┌─ Task input

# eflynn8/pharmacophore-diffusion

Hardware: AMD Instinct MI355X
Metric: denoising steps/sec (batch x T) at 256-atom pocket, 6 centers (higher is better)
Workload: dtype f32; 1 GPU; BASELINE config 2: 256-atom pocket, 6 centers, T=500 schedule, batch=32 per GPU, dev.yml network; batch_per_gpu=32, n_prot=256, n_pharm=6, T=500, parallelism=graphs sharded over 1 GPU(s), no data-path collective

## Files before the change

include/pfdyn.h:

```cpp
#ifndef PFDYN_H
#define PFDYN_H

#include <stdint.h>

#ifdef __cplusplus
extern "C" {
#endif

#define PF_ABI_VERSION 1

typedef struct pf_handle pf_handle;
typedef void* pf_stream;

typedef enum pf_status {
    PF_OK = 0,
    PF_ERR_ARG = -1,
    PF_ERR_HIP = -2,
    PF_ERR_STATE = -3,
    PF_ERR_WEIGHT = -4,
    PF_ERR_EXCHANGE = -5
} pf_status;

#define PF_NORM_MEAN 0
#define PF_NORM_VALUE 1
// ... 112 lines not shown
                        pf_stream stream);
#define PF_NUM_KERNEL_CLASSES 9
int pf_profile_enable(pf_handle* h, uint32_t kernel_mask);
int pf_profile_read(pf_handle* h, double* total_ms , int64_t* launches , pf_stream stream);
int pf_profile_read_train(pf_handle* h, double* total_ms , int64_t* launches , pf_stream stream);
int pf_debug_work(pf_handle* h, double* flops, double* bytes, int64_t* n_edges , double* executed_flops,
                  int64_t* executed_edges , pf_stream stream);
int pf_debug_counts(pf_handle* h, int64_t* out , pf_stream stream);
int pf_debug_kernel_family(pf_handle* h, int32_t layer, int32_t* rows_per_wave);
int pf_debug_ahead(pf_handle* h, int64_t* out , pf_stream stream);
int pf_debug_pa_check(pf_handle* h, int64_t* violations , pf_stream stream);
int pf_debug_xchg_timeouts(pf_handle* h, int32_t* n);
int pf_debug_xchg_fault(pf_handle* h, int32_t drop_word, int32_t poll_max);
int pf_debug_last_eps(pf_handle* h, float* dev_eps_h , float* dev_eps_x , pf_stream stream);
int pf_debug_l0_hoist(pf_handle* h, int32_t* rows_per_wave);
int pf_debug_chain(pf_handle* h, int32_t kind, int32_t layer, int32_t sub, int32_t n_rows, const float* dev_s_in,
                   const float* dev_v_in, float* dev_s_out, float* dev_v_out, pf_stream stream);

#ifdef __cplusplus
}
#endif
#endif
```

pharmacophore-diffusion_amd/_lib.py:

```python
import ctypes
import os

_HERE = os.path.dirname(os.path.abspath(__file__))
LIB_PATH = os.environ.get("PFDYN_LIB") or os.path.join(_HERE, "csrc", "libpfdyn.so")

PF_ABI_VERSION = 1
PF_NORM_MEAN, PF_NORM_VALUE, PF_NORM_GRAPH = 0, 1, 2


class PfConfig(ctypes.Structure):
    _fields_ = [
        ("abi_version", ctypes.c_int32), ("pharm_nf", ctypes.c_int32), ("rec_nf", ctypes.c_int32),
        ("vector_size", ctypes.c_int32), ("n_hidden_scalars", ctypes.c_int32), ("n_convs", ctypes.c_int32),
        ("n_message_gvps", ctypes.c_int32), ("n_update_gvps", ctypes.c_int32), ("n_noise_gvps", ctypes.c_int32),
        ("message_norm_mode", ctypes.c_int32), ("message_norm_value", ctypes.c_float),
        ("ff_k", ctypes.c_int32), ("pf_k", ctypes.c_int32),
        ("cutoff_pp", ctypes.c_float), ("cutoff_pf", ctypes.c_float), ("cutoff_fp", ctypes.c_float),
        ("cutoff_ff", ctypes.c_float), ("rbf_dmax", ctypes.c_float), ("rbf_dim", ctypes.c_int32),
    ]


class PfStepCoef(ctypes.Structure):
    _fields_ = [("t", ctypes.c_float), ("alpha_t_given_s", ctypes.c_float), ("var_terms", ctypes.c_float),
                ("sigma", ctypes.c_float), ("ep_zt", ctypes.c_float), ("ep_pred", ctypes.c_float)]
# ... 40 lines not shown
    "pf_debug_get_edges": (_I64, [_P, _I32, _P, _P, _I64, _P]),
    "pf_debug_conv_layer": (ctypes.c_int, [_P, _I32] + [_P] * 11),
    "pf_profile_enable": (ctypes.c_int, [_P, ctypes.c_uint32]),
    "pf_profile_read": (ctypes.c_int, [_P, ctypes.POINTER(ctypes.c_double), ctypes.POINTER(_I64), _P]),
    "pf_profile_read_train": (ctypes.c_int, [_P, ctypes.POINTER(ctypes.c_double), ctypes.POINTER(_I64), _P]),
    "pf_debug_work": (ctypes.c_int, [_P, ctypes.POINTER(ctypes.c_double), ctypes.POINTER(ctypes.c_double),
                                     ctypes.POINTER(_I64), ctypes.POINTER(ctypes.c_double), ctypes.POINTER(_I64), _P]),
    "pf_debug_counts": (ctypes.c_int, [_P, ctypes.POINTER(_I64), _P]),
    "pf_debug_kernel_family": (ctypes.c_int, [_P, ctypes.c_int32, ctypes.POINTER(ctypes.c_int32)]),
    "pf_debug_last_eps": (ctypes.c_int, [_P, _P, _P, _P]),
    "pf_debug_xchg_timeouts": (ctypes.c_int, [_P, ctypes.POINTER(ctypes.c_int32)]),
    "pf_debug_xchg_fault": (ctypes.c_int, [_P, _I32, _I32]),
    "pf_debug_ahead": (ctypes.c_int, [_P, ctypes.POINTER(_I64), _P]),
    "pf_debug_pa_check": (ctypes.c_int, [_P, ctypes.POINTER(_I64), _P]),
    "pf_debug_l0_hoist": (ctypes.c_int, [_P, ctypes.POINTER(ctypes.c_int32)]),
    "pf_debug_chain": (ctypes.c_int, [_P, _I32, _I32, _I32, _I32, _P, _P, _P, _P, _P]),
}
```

└─
┌─ Task input

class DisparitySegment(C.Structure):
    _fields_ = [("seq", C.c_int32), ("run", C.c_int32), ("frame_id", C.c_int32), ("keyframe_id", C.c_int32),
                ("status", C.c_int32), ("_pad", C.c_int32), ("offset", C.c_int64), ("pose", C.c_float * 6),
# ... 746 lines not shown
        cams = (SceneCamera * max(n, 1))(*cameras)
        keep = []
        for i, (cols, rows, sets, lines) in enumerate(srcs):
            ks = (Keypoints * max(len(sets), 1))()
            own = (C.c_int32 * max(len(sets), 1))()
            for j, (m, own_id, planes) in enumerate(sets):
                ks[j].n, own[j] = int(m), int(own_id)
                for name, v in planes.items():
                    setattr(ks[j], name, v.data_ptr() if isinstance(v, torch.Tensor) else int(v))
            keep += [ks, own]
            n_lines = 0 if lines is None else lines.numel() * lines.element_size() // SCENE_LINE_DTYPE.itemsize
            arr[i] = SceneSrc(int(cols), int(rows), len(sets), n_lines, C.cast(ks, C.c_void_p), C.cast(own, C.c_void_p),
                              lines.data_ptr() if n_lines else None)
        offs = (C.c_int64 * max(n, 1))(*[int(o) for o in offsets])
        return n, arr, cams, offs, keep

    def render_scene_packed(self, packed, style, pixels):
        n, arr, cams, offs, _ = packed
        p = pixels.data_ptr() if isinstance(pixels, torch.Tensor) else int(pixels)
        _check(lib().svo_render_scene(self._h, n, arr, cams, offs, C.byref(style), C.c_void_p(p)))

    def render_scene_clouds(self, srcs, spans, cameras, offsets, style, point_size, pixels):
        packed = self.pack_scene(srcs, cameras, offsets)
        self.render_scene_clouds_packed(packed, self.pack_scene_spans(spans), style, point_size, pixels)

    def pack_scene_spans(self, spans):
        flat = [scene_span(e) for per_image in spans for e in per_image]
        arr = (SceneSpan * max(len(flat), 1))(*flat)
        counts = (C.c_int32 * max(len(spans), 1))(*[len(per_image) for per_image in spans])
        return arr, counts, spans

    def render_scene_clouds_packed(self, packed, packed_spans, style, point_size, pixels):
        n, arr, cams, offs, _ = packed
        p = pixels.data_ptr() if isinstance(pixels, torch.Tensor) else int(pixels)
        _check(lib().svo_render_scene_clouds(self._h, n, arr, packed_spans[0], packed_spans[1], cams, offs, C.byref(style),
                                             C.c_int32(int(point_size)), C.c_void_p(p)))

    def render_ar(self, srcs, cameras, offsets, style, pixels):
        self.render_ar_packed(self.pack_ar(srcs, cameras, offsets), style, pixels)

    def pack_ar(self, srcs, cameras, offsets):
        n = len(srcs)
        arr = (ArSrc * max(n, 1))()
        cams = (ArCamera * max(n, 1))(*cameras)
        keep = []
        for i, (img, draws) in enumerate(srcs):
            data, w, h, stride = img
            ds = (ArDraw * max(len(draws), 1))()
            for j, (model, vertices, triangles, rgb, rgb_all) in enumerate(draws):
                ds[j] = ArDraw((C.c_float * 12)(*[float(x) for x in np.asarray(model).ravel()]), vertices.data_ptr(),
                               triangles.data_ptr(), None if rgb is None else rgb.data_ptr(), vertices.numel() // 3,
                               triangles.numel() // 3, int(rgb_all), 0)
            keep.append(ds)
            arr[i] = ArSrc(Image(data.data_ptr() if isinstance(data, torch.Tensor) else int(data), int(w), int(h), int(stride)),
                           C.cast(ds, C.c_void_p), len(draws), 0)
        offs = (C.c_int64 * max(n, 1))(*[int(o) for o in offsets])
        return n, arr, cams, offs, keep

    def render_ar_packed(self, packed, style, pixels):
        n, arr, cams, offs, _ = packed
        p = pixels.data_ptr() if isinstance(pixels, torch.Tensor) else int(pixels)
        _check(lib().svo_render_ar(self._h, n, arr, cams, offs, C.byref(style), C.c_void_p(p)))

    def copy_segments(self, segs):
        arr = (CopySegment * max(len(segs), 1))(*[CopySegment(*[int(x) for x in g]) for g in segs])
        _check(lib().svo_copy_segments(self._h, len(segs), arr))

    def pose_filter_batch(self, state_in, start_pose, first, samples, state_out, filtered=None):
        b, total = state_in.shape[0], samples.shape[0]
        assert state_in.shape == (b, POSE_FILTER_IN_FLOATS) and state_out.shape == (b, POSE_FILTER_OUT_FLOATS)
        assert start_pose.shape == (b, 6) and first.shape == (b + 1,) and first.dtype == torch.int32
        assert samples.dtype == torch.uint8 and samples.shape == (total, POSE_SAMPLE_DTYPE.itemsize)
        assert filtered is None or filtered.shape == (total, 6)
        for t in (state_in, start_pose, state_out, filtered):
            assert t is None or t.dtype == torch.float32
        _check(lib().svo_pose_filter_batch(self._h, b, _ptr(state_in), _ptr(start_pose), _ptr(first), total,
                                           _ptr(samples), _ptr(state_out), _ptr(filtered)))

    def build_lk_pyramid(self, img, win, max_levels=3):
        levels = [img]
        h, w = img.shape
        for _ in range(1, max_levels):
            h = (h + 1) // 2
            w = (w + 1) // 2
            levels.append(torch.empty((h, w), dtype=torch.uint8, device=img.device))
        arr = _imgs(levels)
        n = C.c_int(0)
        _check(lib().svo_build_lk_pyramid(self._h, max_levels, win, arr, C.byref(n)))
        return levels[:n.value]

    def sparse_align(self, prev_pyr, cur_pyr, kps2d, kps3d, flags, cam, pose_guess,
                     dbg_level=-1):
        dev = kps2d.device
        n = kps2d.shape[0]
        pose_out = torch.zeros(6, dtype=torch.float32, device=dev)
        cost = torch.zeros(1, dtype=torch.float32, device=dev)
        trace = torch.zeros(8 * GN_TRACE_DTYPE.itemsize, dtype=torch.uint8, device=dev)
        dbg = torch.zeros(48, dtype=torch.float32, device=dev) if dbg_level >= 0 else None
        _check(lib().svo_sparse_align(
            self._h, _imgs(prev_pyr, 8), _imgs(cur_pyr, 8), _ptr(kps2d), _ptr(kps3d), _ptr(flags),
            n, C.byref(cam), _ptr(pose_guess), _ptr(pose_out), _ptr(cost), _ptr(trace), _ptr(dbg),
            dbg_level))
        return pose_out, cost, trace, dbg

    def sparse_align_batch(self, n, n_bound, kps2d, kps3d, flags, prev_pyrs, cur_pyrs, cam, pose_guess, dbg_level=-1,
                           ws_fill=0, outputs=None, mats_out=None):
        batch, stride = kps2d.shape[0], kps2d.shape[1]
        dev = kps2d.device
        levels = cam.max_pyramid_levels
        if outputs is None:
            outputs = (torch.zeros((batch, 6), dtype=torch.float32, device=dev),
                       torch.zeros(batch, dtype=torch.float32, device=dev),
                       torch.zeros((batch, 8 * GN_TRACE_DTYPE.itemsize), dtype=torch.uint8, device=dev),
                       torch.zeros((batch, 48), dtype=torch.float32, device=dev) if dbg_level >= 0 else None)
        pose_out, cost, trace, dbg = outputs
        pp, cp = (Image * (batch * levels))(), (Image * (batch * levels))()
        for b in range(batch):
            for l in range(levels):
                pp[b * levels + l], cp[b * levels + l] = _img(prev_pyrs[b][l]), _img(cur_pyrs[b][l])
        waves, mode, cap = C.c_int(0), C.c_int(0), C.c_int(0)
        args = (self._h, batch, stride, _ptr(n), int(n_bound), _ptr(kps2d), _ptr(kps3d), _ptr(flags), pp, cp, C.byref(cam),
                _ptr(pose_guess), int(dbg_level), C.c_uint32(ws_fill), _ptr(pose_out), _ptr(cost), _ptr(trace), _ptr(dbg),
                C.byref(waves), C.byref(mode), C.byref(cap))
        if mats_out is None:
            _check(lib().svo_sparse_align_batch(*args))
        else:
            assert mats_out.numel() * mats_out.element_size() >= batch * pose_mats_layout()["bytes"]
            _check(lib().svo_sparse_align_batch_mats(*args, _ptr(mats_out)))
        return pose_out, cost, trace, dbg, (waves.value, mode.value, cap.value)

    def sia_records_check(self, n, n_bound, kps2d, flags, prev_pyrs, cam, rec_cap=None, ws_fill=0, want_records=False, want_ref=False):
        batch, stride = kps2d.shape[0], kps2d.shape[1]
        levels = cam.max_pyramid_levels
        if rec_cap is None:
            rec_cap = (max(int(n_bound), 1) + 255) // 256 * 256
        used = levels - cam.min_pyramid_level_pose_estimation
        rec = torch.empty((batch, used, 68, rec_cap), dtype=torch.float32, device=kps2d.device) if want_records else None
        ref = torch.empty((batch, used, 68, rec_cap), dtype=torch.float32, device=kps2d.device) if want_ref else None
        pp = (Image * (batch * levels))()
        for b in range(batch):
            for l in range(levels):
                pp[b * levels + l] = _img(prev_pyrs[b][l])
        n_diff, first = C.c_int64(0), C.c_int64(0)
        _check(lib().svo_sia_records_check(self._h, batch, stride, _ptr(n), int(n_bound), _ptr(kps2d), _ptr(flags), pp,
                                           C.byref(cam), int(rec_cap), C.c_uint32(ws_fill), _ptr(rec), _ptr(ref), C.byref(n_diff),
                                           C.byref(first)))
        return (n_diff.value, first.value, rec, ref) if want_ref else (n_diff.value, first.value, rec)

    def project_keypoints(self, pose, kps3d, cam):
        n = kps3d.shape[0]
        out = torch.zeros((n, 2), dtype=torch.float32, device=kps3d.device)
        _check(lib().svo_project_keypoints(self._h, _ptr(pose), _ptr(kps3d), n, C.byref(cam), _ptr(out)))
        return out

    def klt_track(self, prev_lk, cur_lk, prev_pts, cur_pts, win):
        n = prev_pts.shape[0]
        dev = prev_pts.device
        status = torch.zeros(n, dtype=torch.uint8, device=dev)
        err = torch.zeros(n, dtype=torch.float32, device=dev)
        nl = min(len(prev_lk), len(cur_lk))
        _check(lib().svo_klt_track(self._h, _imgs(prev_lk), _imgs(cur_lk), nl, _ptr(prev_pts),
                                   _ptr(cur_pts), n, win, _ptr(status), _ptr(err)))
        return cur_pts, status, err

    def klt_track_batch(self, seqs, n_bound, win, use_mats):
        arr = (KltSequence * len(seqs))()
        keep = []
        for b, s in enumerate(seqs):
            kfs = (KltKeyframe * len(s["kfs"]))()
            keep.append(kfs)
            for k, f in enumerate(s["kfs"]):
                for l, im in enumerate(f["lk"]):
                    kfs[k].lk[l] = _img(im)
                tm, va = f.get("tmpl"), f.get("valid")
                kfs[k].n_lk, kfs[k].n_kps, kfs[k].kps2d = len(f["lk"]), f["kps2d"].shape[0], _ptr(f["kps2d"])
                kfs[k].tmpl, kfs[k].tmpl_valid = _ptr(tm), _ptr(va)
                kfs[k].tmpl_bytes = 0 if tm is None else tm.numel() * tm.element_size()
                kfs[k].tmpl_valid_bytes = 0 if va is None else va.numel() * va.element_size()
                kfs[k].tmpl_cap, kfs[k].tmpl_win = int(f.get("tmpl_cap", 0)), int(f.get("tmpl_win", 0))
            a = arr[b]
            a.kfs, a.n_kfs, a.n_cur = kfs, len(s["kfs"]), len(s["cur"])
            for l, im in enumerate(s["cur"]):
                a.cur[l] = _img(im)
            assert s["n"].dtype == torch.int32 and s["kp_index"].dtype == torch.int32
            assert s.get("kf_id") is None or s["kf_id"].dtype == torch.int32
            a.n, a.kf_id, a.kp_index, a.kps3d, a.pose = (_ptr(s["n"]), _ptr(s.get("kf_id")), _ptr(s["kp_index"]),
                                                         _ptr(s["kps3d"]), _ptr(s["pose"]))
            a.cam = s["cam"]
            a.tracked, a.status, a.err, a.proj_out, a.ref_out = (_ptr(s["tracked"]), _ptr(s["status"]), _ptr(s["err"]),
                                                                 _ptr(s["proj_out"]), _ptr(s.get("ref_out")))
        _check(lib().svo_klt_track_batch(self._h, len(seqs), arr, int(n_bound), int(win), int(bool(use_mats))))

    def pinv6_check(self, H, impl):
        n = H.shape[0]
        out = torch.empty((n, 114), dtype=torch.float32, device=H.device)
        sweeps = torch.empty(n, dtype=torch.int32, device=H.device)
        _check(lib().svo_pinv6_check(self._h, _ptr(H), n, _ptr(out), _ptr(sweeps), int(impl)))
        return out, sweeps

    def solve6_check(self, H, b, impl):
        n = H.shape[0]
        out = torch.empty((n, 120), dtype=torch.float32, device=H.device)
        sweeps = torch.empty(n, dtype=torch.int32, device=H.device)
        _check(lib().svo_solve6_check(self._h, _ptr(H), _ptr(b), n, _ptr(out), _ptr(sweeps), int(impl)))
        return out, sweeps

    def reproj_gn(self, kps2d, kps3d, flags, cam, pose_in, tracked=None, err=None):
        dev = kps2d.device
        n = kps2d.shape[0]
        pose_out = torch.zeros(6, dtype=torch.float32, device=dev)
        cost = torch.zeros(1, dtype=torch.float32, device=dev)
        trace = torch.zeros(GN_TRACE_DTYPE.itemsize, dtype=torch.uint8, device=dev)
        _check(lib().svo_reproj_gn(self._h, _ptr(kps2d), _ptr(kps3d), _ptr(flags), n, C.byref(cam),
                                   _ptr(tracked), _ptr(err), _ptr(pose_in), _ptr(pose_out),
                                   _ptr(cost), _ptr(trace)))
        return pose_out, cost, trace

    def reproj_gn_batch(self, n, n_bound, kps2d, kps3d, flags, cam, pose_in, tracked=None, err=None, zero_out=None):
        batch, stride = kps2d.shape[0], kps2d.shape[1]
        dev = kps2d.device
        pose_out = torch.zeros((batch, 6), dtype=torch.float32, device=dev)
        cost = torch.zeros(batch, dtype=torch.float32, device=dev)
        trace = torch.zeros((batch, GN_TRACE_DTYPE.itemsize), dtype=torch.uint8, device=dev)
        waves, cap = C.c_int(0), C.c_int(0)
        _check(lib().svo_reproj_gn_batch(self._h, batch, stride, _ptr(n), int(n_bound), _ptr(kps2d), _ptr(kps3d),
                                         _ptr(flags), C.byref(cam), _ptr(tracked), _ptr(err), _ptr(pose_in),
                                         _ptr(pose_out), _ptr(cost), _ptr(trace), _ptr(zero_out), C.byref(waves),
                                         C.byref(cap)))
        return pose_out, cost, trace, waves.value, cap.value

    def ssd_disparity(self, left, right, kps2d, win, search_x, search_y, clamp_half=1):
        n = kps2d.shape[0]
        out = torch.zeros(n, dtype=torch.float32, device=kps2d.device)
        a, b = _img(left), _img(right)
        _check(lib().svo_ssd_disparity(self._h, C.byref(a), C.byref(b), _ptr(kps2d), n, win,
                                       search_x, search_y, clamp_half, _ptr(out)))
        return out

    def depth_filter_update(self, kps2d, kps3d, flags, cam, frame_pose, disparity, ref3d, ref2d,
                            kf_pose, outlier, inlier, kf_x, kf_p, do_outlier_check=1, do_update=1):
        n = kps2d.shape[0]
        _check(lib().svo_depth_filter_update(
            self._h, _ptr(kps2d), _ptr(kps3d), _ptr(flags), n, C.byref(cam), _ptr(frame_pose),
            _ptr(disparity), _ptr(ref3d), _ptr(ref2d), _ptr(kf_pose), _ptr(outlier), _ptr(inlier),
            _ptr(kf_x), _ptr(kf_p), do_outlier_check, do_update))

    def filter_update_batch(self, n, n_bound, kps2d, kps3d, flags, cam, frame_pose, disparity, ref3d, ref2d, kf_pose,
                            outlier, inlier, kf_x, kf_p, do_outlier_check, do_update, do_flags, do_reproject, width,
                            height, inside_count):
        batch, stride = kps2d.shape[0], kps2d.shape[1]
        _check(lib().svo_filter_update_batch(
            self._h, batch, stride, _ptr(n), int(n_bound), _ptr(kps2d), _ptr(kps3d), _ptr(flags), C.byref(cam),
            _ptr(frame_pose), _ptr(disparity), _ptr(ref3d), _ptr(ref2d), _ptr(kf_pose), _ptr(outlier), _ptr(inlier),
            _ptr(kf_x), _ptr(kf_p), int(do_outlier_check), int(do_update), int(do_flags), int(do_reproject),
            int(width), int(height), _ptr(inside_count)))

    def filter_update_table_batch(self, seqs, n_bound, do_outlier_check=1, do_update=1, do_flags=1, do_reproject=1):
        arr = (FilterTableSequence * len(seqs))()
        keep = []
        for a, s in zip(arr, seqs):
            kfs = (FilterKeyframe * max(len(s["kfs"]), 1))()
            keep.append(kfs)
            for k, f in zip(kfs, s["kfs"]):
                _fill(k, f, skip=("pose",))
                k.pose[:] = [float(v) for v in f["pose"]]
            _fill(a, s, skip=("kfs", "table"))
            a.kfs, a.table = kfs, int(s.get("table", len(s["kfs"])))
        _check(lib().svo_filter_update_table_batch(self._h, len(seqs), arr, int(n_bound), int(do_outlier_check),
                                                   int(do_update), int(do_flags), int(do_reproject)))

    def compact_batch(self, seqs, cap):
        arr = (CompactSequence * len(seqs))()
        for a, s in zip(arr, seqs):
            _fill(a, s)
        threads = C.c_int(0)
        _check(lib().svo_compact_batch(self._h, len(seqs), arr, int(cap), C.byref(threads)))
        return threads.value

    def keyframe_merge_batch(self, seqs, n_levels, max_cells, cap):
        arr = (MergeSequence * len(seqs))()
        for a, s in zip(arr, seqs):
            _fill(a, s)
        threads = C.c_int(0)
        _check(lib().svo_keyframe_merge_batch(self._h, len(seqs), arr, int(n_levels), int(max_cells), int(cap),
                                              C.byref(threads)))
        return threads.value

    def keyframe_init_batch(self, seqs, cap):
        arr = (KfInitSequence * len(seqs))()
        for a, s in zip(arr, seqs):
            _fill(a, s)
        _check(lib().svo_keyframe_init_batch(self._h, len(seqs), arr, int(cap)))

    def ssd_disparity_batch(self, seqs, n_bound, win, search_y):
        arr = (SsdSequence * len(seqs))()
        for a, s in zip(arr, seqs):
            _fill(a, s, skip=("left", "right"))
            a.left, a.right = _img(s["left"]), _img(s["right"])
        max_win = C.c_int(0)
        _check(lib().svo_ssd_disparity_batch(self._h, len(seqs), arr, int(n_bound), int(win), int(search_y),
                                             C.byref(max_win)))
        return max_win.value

└─

:: Work order ::
In the data, how many lines include the string "planes"? Reply with only that number.

:: Your response ::
2